[Opening Materials provided section]

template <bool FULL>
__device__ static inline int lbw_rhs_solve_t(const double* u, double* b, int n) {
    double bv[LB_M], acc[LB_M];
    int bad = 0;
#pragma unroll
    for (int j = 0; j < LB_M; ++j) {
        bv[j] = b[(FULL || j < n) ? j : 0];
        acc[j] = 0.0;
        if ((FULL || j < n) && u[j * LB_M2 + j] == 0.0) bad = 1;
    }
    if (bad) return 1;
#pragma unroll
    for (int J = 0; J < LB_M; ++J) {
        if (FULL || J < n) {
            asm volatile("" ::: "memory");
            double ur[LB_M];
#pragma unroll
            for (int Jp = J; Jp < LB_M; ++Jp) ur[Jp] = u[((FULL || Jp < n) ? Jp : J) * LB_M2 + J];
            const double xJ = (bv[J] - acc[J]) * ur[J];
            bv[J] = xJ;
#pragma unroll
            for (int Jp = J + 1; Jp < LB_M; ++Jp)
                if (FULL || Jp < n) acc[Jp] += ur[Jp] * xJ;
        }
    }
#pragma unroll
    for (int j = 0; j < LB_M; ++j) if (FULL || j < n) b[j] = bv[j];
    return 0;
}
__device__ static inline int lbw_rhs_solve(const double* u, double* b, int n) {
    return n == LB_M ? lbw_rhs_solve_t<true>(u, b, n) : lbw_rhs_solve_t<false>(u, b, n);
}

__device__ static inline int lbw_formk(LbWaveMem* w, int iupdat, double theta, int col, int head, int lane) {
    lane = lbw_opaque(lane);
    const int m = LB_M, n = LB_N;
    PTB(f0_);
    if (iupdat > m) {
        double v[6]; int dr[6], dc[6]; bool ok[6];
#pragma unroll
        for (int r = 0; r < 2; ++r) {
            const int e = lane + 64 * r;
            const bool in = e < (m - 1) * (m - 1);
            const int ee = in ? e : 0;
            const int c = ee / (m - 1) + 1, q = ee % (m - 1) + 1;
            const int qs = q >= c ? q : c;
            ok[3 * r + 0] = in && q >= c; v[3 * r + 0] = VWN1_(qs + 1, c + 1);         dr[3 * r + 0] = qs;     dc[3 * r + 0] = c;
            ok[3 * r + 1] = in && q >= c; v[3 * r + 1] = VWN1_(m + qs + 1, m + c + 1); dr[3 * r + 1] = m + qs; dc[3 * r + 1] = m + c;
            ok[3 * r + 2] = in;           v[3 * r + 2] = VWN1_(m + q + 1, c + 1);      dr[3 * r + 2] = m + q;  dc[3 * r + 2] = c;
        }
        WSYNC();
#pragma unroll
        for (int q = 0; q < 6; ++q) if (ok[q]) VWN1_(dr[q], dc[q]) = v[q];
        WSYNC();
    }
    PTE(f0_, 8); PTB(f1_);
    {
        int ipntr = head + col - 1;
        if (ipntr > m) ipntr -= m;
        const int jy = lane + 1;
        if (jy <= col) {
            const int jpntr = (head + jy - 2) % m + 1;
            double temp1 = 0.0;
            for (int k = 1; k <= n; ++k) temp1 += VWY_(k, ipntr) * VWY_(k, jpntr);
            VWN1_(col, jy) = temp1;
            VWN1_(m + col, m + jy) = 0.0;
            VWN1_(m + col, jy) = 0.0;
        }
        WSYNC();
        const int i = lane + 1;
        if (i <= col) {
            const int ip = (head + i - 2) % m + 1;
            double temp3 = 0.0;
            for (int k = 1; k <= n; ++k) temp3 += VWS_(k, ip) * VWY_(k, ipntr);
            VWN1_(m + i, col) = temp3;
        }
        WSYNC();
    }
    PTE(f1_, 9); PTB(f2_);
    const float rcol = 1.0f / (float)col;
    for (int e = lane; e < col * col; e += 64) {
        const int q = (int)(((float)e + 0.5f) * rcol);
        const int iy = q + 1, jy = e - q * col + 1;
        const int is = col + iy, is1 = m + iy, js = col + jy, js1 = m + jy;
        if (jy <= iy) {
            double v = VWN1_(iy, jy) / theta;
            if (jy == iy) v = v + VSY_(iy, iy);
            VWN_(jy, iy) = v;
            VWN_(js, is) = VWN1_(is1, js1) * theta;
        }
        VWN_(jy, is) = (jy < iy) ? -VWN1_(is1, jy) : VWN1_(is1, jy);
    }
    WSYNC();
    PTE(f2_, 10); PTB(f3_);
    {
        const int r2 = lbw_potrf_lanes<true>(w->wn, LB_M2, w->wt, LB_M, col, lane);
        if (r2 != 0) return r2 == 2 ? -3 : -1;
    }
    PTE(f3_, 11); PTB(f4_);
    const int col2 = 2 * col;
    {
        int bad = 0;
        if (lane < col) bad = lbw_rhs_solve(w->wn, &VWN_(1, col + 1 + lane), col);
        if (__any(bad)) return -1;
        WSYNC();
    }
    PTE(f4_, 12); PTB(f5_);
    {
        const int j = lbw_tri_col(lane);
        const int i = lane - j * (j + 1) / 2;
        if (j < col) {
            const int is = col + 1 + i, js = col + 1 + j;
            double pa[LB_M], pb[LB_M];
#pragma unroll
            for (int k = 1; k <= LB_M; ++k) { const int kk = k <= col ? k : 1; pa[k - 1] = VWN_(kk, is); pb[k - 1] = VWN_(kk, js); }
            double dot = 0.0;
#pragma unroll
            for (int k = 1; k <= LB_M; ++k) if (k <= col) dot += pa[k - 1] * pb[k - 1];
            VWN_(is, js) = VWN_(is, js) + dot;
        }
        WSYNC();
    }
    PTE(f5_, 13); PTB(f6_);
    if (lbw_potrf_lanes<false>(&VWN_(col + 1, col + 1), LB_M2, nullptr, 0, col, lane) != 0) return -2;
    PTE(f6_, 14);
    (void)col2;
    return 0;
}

[Closing Materials provided section]
[Opening Materials provided section]

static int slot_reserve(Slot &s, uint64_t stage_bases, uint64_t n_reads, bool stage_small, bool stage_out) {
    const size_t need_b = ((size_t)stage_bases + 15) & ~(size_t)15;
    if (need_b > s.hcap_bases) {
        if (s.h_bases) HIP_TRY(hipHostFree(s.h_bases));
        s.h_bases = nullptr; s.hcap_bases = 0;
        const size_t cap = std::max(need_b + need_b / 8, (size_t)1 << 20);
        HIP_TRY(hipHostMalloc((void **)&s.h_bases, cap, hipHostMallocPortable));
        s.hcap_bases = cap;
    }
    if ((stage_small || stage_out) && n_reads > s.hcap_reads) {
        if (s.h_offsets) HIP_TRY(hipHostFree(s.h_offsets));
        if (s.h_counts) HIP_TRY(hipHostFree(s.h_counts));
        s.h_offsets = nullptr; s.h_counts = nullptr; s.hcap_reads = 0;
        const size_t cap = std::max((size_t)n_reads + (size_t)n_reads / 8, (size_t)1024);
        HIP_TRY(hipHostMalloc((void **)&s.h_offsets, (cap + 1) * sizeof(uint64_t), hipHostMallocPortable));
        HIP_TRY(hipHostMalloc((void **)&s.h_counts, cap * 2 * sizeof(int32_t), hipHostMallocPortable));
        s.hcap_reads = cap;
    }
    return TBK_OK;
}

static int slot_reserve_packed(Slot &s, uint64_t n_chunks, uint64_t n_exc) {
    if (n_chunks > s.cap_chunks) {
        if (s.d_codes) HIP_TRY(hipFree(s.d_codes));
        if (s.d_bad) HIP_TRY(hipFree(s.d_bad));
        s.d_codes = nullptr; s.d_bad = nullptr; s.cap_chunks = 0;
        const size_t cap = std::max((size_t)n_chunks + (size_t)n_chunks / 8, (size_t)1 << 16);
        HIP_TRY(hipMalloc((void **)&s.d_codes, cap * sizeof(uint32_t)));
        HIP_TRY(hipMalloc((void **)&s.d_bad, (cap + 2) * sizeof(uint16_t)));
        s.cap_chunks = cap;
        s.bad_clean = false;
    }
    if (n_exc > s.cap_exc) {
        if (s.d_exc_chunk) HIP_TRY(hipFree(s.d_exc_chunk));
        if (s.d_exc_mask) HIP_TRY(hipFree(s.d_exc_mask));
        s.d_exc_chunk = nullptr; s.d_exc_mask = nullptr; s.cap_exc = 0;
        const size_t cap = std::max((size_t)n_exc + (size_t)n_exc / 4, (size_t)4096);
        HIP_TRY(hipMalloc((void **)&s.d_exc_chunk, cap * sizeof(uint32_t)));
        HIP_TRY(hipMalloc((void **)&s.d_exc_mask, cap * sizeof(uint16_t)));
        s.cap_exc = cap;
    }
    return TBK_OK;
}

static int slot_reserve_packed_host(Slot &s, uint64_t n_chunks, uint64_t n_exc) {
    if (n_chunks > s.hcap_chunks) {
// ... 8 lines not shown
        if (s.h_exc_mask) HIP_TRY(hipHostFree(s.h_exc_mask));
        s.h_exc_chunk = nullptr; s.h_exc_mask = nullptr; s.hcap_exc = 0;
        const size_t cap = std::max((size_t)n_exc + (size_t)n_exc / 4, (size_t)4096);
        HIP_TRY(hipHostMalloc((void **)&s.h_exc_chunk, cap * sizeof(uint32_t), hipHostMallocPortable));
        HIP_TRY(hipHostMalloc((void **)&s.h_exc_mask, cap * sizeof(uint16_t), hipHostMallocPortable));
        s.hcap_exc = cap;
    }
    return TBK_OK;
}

[Closing Materials provided section]

Would you show all lines of the material above that contain the word "ipntr"?

Final answer:
        int ipntr = head + col - 1;
        if (ipntr > m) ipntr -= m;
            for (int k = 1; k <= n; ++k) temp1 += VWY_(k, ipntr) * VWY_(k, jpntr);
            for (int k = 1; k <= n; ++k) temp3 += VWS_(k, ip) * VWY_(k, ipntr);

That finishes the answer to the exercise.